Pablo Iglesias y Albert Rivera llegaron con prisa, con la ambición de apoderarse de la escena política. Los dos querían acabar con los políticos del bipartidismo, -la «casta» les denominaba despectivamente el primero-, para ocupar sus puestos al frente de la gobernación de España. Al principio tenían el viento de cola; sus discursos incendiarios pegados a los estragos que estaba causando la crisis económica, más la indignación que despertaban los numerosos casos de corrupción y en el caso de Cataluña, la deriva separatista, les abrieron las puertas del Congreso. Tenían detrás a millones de ciudadanos.

Iglesias pisaba fuerte y parecía que estaba a punto de cuajar el viejo sueño de todos los partidos comunistas que en el mundo occidental han sido: arrebatar a los socialistas el liderazgo de la izquierda. El famoso «sorpasso». Similar era la ambición de Rivera. Venía del centro pero creía estar en condiciones de hacerse con el timón de todas las fuerzas conservadoras jubilando al Partido Popular, tocado y desconcertado como estaba por el mazazo de la moción de censura.
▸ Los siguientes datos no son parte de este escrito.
__device__ __forceinline__ float uc_act(float v, int act) {
  if (act == ACT_RELU) return fmaxf(v, 0.0f);
  if (act == ACT_GELU) return 0.5f * v * (1.0f + erff(v * 0.70710678118654752f));
// ... 334 lines not shown
              for (int q = 0; q < 4; ++q) pre[4 + q] = *reinterpret_cast<const uint4*>(p.res_lo + roff + (int64_t)q * p.res_plane_stride);
            }
          } else if (use_r32) {
#pragma unroll
            for (int q = 0; q < 8; ++q) pre[q] = *reinterpret_cast<const uint4*>(r32row + c0 + 4 * q);
          }
          tmem_ld_wait();
#pragma unroll
          for (int q = 0; q < 4; ++q) {
            const int c = c0 + 8 * q;
            F8 x;
#pragma unroll
            for (int e = 0; e < 8; ++e) x.v[e] = v[8 * q + e];
            if (valid) {
              const float4 b0 = *reinterpret_cast<const float4*>(&bias_s[c]);
              const float4 b1 = *reinterpret_cast<const float4*>(&bias_s[c + 4]);
              x.v[0] += b0.x; x.v[1] += b0.y; x.v[2] += b0.z; x.v[3] += b0.w; x.v[4] += b1.x; x.v[5] += b1.y; x.v[6] += b1.z; x.v[7] += b1.w;
              if (use_res) {
                float f[8];
                unpack8(pre[q], f);
#pragma unroll
                for (int e = 0; e < 8; ++e) x.v[e] += f[e];
                if (use_lo) {
                  unpack8(pre[4 + q], f);
#pragma unroll
                  for (int e = 0; e < 8; ++e) x.v[e] += f[e];
                }
              } else if (use_r32) {
                const uint4 q0 = pre[2 * q], q1 = pre[2 * q + 1];
                x.v[0] += __uint_as_float(q0.x); x.v[1] += __uint_as_float(q0.y); x.v[2] += __uint_as_float(q0.z); x.v[3] += __uint_as_float(q0.w);
                x.v[4] += __uint_as_float(q1.x); x.v[5] += __uint_as_float(q1.y); x.v[6] += __uint_as_float(q1.z); x.v[7] += __uint_as_float(q1.w);
              }
              if (p.act == ACT_GELU) {
                x = gelu8(x);
              } else {
#pragma unroll
                for (int e = 0; e < 8; ++e) x.v[e] = fmaxf(x.v[e], act_lo);
              }
              if (y32row) {
                float4* o = reinterpret_cast<float4*>(y32row + c);
                o[0] = make_float4(x.v[0], x.v[1], x.v[2], x.v[3]);
                o[1] = make_float4(x.v[4], x.v[5], x.v[6], x.v[7]);
              }
            } else {
#pragma unroll
              for (int e = 0; e < 8; ++e) x.v[e] = 0.0f;
            }
            if (store_planar) {
              const uint4 hi4 = pack8(x.v);
              const int64_t off = (int64_t)((ch0 + c) >> 3) * p.y_plane_stride + dst;
              *reinterpret_cast<uint4*>(p.y + off) = hi4;
              if (p.ylo) {
                float hf[8];
                unpack8(hi4, hf);
#pragma unroll
                for (int e = 0; e < 8; ++e) hf[e] = x.v[e] - hf[e];
                *reinterpret_cast<uint4*>(p.ylo + off) = pack8(hf);
              }
            }
          }
        }
        }
      }
      tc_fence_before();
      __syncwarp();
      if (lane == 0) {
        if (CTA2 && cta_rank != 0) mbar_arrive_cluster(mapa_shared(smem_u32(&tempty2_bar[buf]), 0u));
        else mbar_arrive(&tempty_bar[buf]);
      }
      if (dbg && warp == UC_EPI_WARP0 && lane == 0 && lt == 0) p.dbg[5] = clock64();
    }
  }
done:
  tc_fence_before();
  if constexpr (CTA2) cluster_sync_all();
  else __syncthreads();
  if (warp == UC_EPI_WARP0) {
    if constexpr (CTA2) tmem_dealloc2(tmem_base, p.tmem_cols);
    else tmem_dealloc(tmem_base, p.tmem_cols);
  }
  if (dbg && tid == 0) { p.dbg[6] = clock64(); p.dbg[7] = num_tiles; }
}

UcStageDesc umma_conv_stage(const UmmaConvP& p, const UcGroup& g, const UcBand& bd, int band, int c0, int col) {
  const int S = p.MT * 128;
  const int bcols = p.cta2 ? p.Cout / 2 : p.Cout;
  const int nc = std::min(p.kpack, g.k16 - c0);
  UcStageDesc d;
  const uint32_t bytesW = (uint32_t)bd.ntaps * (uint32_t)bcols * 32u;
  d.bytesA = bd.toeplitz ? (uint32_t)(S + bd.len_extra + 1 + 2 * (nc - 1)) * 16u : (uint32_t)(S + bd.len_extra) * 16u;
  uint32_t n_a = bd.toeplitz ? 1u : 2u * (uint32_t)nc;
  const bool w_merged = bd.ntaps == g.taps_total;
  uint32_t n_w = w_merged ? 1u : (uint32_t)nc;
  d.w_copy_bytes = w_merged ? (uint32_t)nc * bytesW : bytesW;
  d.w_dst_step = bytesW;
  if (p.skip & 1) n_a = 0;
  if (p.skip & 2) n_w = 0;
  d.tx_bytes = n_a * d.bytesA + (n_w ? (uint32_t)nc * bytesW : 0u);
  d.a_src = reinterpret_cast<uint64_t>(bd.base + (int64_t)c0 * bd.chunk_stride + (int64_t)bd.start * 8);
  d.chunk_stride_b = (uint64_t)bd.chunk_stride * 2u;
  d.plane_stride_b = (uint64_t)bd.plane_stride * 2u;
  d.w_src = reinterpret_cast<uint64_t>(p.w + g.w_off + (col > 0 ? (int64_t)col * g.slice_stride : 0) +
                                       ((int64_t)c0 * g.taps_total + bd.tap_begin) * (int64_t)bcols * 16);
  d.w_slice_stride_b = col >= 0 ? 0u : (uint64_t)g.slice_stride * 2u;
  d.w_src_step = (uint32_t)g.taps_total * (uint32_t)bcols * 32u;
  d.counts = n_a | (n_w << 8) | ((uint32_t)band << 16) | ((uint32_t)nc << 24);
  return d;
}

void umma_conv_build_program(const UmmaConvP& p, UcStageDesc* out) {
  int s = 0;
  for (int gi = 0; gi < p.ngroups; ++gi) {
    const UcGroup& g = p.groups[gi];
    for (int c0 = 0; c0 < g.k16; c0 += p.kpack)
      for (int b = g.band_begin; b < g.band_end; ++b) out[s++] = umma_conv_stage(p, g, p.bands[b], b, c0);
  }
}

size_t umma_conv_smem_bytes(const UmmaConvP& p) {
  size_t b = (size_t)p.stages * (p.a_stage_bytes + p.w_stage_bytes) + (size_t)p.nst_tile * sizeof(UcStageDesc) + 1024;
  return b + umma_conv_extra_smem_bytes(p);
}
int umma_conv_stage_desc_bytes() { return (int)sizeof(UcStageDesc); }
static bool uc_is_generic(const UmmaConvP& p);
size_t umma_conv_extra_smem_bytes(const UmmaConvP& p) {
  if (uc_is_generic(p)) return 0;
  return 128 + 2048 + (size_t)(p.cta2 ? p.Cout / 2 : p.Cout) * 32u;
}

static bool uc_is_generic(const UmmaConvP& p) {
  return p.y32 || p.res32 || p.ylo || p.res_lo || p.act == ACT_GELU || p.y_mode == UC_Y_NONE || (p.Cout & 31);
}
const char* umma_conv_config_error(const UmmaConvP& p) {
  if (2 * p.kpack + p.kpack > 32) return "K chunks per stage exceed the producer lanes";
  if (p.res && p.res32) return "bf16 and fp32 residuals are mutually exclusive";
  if (uc_is_generic(p) && (p.Cout & 63)) return "the generic epilogue needs a column slice that is a multiple of 64";
  if (p.MT / p.issuers > 4 || p.MT % p.issuers) return "unsupported M-tiles per issuing warp";
  if (p.fold && (uc_is_generic(p) || p.cta2 || p.res || p.MT > 4))
    return "folded convolutions need the lean epilogue, no residual, single CTAs and at most 4 M-tiles";
  if (p.cta2 && (uc_is_generic(p) || (p.Cout & 31))) return "CTA pairs need the lean epilogue and a multiple of 32 columns";
  return nullptr;
}

cudaError_t umma_conv_device_init() {
  cudaError_t e = cudaFuncSetAttribute(umma_conv_kernel<0>, cudaFuncAttributeMaxDynamicSharedMemorySize, 223 * 1024);
  if (e == cudaSuccess) e = cudaFuncSetAttribute(umma_conv_kernel<1>, cudaFuncAttributeMaxDynamicSharedMemorySize, 223 * 1024);
  if (e == cudaSuccess) e = cudaFuncSetAttribute(umma_conv_kernel<3>, cudaFuncAttributeMaxDynamicSharedMemorySize, 223 * 1024);
  if (e == cudaSuccess) e = video_rows_device_init();
  return e;
}

void launch_umma_conv(const UmmaConvP& p, int n_slices, cudaStream_t s, int num_sms, int max_ctas) {
  if (const char* why = umma_conv_config_error(p)) { fprintf(stderr, "umma_conv: %s\n", why); abort(); }
  const int S = p.MT * 128;
  const int tiles = (int)((p.g.P_total + S - 1) / S);
  const int budget = (max_ctas > 0 && max_ctas < num_sms) ? max_ctas : num_sms;
  int gx = (budget + n_slices - 1) / n_slices;
  gx = gx < 1 ? 1 : (gx > tiles ? tiles : gx);
  const bool generic = uc_is_generic(p);
  if (p.cta2) {
    if (n_slices != 1) { fprintf(stderr, "umma_conv: CTA pairs take one column slice\n"); abort(); }
    const int pairs = (tiles + 1) / 2;
    int gp = budget / 2;
    gp = gp < 1 ? 1 : (gp > pairs ? pairs : gp);
    cudaLaunchConfig_t cfg = {};
    cfg.gridDim = dim3(2 * gp, 1, 1);
    cfg.blockDim = dim3(UC_THREADS, 1, 1);
    cfg.dynamicSmemBytes = umma_conv_smem_bytes(p);
    cfg.stream = s;
    cudaLaunchAttribute at[1];
    at[0].id = cudaLaunchAttributeClusterDimension;
    at[0].val.clusterDim.x = 2; at[0].val.clusterDim.y = 1; at[0].val.clusterDim.z = 1;
    cfg.attrs = at; cfg.numAttrs = 1;
    cudaLaunchKernelEx(&cfg, umma_conv_kernel<3>, p);
    count_launch();
    return;
  }
  if (p.fold) gx = tiles;
  if (generic) umma_conv_kernel<1><<<dim3(gx, n_slices), UC_THREADS, umma_conv_smem_bytes(p), s>>>(p);
  else umma_conv_kernel<0><<<dim3(gx, n_slices), UC_THREADS, umma_conv_smem_bytes(p), s>>>(p);
  count_launch();
}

Uno y otro jugaron su cartas. Rivera perdió en el primer envite. Su partido aumentó el número de escaños pero el PP, pese a resultar demediado y estrenar líder aguantó el tirón y consiguió retener el título de primer partido de la oposición. Quien quería reemplazar a Pablo Casado llegó a acuerdos con él en algunos ayuntamientos y gobierno regionales pero no se libró de la obsesión que le consumía e inició una etapa errática de confrontación con todo y con todos. Incluidos algunos dirigentes de su propio partido críticos con la estrategia que les estaba conduciendo a la irrelevancia en términos prácticos desaprovechando la oportunidad de reeditar el pacto que había firmado con Pedro Sánchez en febrero de 2016 para formar un «gobierno reformista y de progreso». Pacto que ahora, tres años después, les habría abierto puertas y oportunidades de tocar poder. Pero Ciudadanos dejó de ser el partido simpático. Su líder, antaño hiperactivo en redes y platós desapareció durante el mes de agosto.

Iglesias al que su error de cálculo ya le había llevado una vez a votar no a la investidura de Sánchez, repitió el rechazo. Su exceso de «hibrys», le había llevado a postularse como vicepresidente del Gobierno reclamando, además, cuatro o cinco ministerios para Podemos. Le dijeron que él, no. Que lo demás podía negociarse. Pero la cosa no funcionó. Aunque no lo parezca no es una cuestión de ideología. O no sólo es eso. En el empantanamiento político que padecemos, los egos, las ambiciones cruzadas y el empecinamiento de unos y otros juegan un papel determinante. Lo malo es que la función sigue.